Hauglie had created the fake image by using widely available photo manipulation software and had then e-mailed the image to a few friends as a joke, never intending that it would pass beyond those friends. But a few months later the picture had spread worldwide. Hauglie only realized what had happened when the picture started appearing on TV shows, in newspapers, and in magazines. To his amazement, he had unintentionally become an internet celebrity simply by sharing a joke with a few friends.

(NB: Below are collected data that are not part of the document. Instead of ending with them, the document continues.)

#ifdef SGDNET_PHASE_TIMING
  unsigned long long ph_t = 0;
  if (d.dbg && tid == 0) d.dbg[(size_t)blockIdx.x * 16 + 14] = ph_t = phase_stamp();
#define FPH(slot)                                                 \
  do {                                                            \
    if (d.dbg && tid == 0) {                                      \
      const unsigned long long now = phase_stamp();               \
      d.dbg[(size_t)blockIdx.x * 16 + (slot)] += now - ph_t;      \
      d.dbg[(size_t)blockIdx.x * 16 + 15] = ph_t = now;           \
    }                                                             \
  } while (0)
#else
#define FPH(slot) ((void)0)
#endif
  if (tid == 0) {
    const unsigned xcc = __builtin_amdgcn_s_getreg((3 << 11) | 20) & 15u;
    __hip_atomic_fetch_or(sync + (kSyncXcd + v) * kSyncLine, 1u << xcc, __ATOMIC_RELAXED, __HIP_MEMORY_SCOPE_AGENT);
    asm volatile("s_waitcnt vmcnt(0)" ::: "memory");
    __hip_atomic_fetch_add(sync + kSyncStart * kSyncLine, 1u, __ATOMIC_RELAXED, __HIP_MEMORY_SCOPE_AGENT);
    sh_ok = fused_start(sync, lamp, (unsigned)(V * S)) ? 1 : 0;
    if (sh_ok) {
      const unsigned mask = sync_load(sync, kSyncXcd + v);
      sh_ok = (mask & (mask - 1u)) == 0u ? 3 : 1;
    }
  }
  for (int64_t i = tid; i < P2; i += kLdsBlock) D2[i] = f64x2_t{0.0, 0.0};
  __syncthreads();
  bool done = false;
  bool alive = sh_ok != 0;
  unsigned col_base = 0u;
  if (kPeers) {
    int merges = 0;
    for (int r = 0; r < nb; ++r) merges += (r + 1 == nb || (r + 1) % every == 0) ? 1 : 0;
    col_base = sync_load(sync, kSyncSeq) * (unsigned)merges;
  }
  const bool local = (sh_ok & 2) != 0 && d.vs_xcd_local != 0;
  int mi = 0;
  uint32_t s_first = 0u, s_second = 0u;
  if (alive) {
    const int m0 = (int)(dps < m_full ? dps : m_full);
    K1Epoch nx;
    nx.begin(d, stream_v, m0, wi, S, &ticket_counter);
    s_first = nx.s_cur;
    s_second = nx.s_nxt;
  }
  for (int r = 0; alive && r < nb; ++r) {
    const int64_t t0 = (int64_t)r * m_full;
    const int m = (int)(dps - t0 < m_full ? dps - t0 : m_full);
    const bool tail = m != m_full;
    const bool last = r + 1 == nb;
    const bool merge_due = last || (r + 1) % every == 0;

    if (tid == 0) ticket_counter = K1Epoch::static_tickets();
    K1Epoch cg;
    cg.init(d, stream_v + t0, m, wi, S, &ticket_counter);
    cg.raw = raw_words;
    cg.par = draw_par;
    cg.s_cur = s_first;
    cg.s_nxt = s_second;
    cg.tag_first();
    int ts = threadIdx.x;
    asm volatile("" : "+v"(ts));
    double cw = 0.0, bv = 0.0;
    if ((ts >> 6) == 0) {
      if (std_x && r > 0)
        for (int k = ts & 63; k < S; k += 64) cw += ld_sc1(cwp + v * kFusedMaxBps + k);
      bv = r == 0 ? d.b[0] : ld_sc1(d.vb + v);
    }
    {
// ... 22 lines not shown
      double a = 0.0;
      for (int64_t j = ts; j < p; j += kLdsBlock) a += d.c[j] * Wl[j];
      a = fused_block_sum(a, sh_red);
      if (ts == 0) sh_val[0] -= a;
      __syncthreads();
    }
    const double b0 = sh_val[0];
    FPH(0);

    const double gct = cg.run(d, b0, Wl, Dl);
    __syncthreads();
    FPH(1);
    int tq = threadIdx.x;
    asm volatile("" : "+v"(tq));
    const int lane = tq & 63, wave = tq >> 6;
    const int64_t t0n = t0 + m_full;
    const int mn = (int)(dps - t0n < m_full ? dps - t0n : m_full);

    {
      const uint32_t base = (uint32_t)(((int64_t)blockIdx.x * p) * 8);
      for (int64_t i = tq; i < P2; i += kLdsBlock) {
        st2_shard(D2[i], rs_slab, base + (uint32_t)(i * 16), local);
        D2[i] = f64x2_t{0.0, 0.0};
      }
      const double t = wave_sum(gct);
      if (lane == 0) sh_red[wave] = t;
      __syncthreads();
      if (tq == 0) {
        double tot = 0.0;
        for (int wv = 0; wv < kLdsBlock / 64; ++wv) tot += sh_red[wv];
        st_shard(d.vd0 + blockIdx.x, tot, local);
      }
    }
    fused_arrive(sync, kSyncCnt1 + v);
    FPH(2);
    const bool upd = tq < jn;
    const bool icpt = wi == 0 && tq == jn;
    const bool act = upd || icpt;
    const int64_t j = j0 + tq;
    const int64_t oa = upd ? j : 2 * p, ob = upd ? p + j : 2 * p + 1;
    double* const rep_a = upd ? vGv + j : d.vgb + v;
    double* const rep_b = upd ? vwv + j : d.vb + v;
    const double* const own_a = upd ? d.G + j : d.gb;
    const double* const own_b = upd ? d.w + j : d.b;
    double a_old = 0.0, b_old = 0.0, c_own = 0.0, ra = 0.0, rb = 0.0;
    if (act) {
      a_old = r == 0 ? *own_a : ld_sc1(rep_a);
      b_old = r == 0 ? *own_b : ld_sc1(rep_b);
      if (std_x && upd) c_own = d.c[j];
      if (merge_due) {
        ra = mi == 0 ? *own_a : ld_sc1(refv + oa);
        rb = mi == 0 ? *own_b : ld_sc1(refv + ob);
      }
    }
    if (tq == 0) sh_ok = fused_poll(sync, kSyncCnt1 + v, (unsigned)S * (unsigned)(r + 1), lamp) ? 1 : 0;
    __syncthreads();
    if (!sh_ok) break;
    FPH(3);

    {
      double gsum = 0.0;
      if (wave == kLdsBlock / 64 - 1)
        for (int k = lane; k < S; k += 64) gsum += ld_sc1(d.vd0 + k * V + v);
      f64x2_t acc[kFusedChunks];
#pragma unroll
      for (int c = 0; c < kFusedChunks; ++c) acc[c] = f64x2_t{0.0, 0.0};
      for (int k = wave; k < S; k += 2 * (kLdsBlock / 64)) {
        const bool two = k + kLdsBlock / 64 < S;
        const uint32_t o0 = (uint32_t)((((int64_t)(k * V + v)) * p + j0) * 8);
        const uint32_t o1 = (uint32_t)((((int64_t)((k + kLdsBlock / 64) * V + v)) * p + j0) * 8);
        f64x2_t a0[kFusedChunks], a1[kFusedChunks];
#pragma unroll
        for (int c = 0; c < kFusedChunks; ++c) {
          const int pi = c * 64 + lane;
          a0[c] = a1[c] = f64x2_t{0.0, 0.0};
          if (2 * pi < jn) {
            a0[c] = ld2_sc1(rs_slab, o0 + (uint32_t)(pi * 16));
            if (two) a1[c] = ld2_sc1(rs_slab, o1 + (uint32_t)(pi * 16));
          }
        }
#pragma unroll
        for (int c = 0; c < kFusedChunks; ++c) {
          acc[c] += a0[c];
          acc[c] += a1[c];
        }
      }
#pragma unroll
      for (int c = 0; c < kFusedChunks; ++c) {
// ... 76 lines not shown
        for (int u = 0; u < 8; ++u) {
          if (u < V) {
            const double wt = (PR ? PR->vsize[q][u] : d.v_size[u]) / tot_all;
            ma += wt * (xa[u] - ra);
            mb += wt * (xb[u] - rb);
          }
        }
      }
      if (act) {
        a_new = ma;
        b_new = mb;
        st_sc1(refv + oa, ma);
        st_sc1(refv + ob, mb);
        if (last && v == 0) {
          *const_cast<double*>(own_a) = ma;
          *const_cast<double*>(own_b) = mb;
        }
      }
      ++mi;
      FPH(5);
    }
    if (act) {
      st_shard(rep_a, a_new, local);
      st_shard(rep_b, b_new, local);
    }
    if (std_x) {
      const double a = fused_block_sum(upd ? c_own * b_new : 0.0, sh_red);
      if (tq == 0) st_shard(cwp + v * kFusedMaxBps + wi, a, local);
    }
    if (last) {
      done = true;
      break;
    }
    fused_arrive(sync, kSyncCnt2 + v);
    FPH(6);
    {
      K1Epoch nx;
      nx.begin(d, stream_v + t0n, mn, wi, S, &ticket_counter);
      s_first = nx.s_cur;
      s_second = nx.s_nxt;
    }
    if (tq == 0) sh_ok = fused_poll(sync, kSyncCnt2 + v, (unsigned)S * (unsigned)(r + 1), lamp) ? 1 : 0;
    __syncthreads();
    if (!sh_ok) break;
    FPH(7);
  }

  fused_leave(d, lamp, nb, done);
}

The story of Snowball displayed the amazing power of the internet to rapidly disseminate information in a way that sidestepped the traditional media. The image spread in a viral fashion. As computer users received it in their e-mail and forwarded it to their friends, those friends then forwarded it to a few more friends. In this way the number of people receiving it increased exponentially the more it was forwarded. Soon millions of people had seen it, even though Hauglie himself had sent it to only one or two people. By the time the print and broadcast media got wind of the story, it had already spread worldwide.
In this way Cordell Hauglie and Jumper joined the company of other accidental celebrities of the internet such as Mahir Cagri (1999) and Touristguy (2001). But the picture of Snowball also recalled a far older American tradition of tall-tale photography. Lighthearted images of giant fish, whopper grasshoppers, and oversized farm animals of all varieties have been a staple of American culture ever since novelty picture postcards first became popular around 1905. Back then photographers had to painstakingly cut and paste images together to create the trick effect. Nowadays, as Cordell Hauglie can attest, all it takes is a click of the mouse.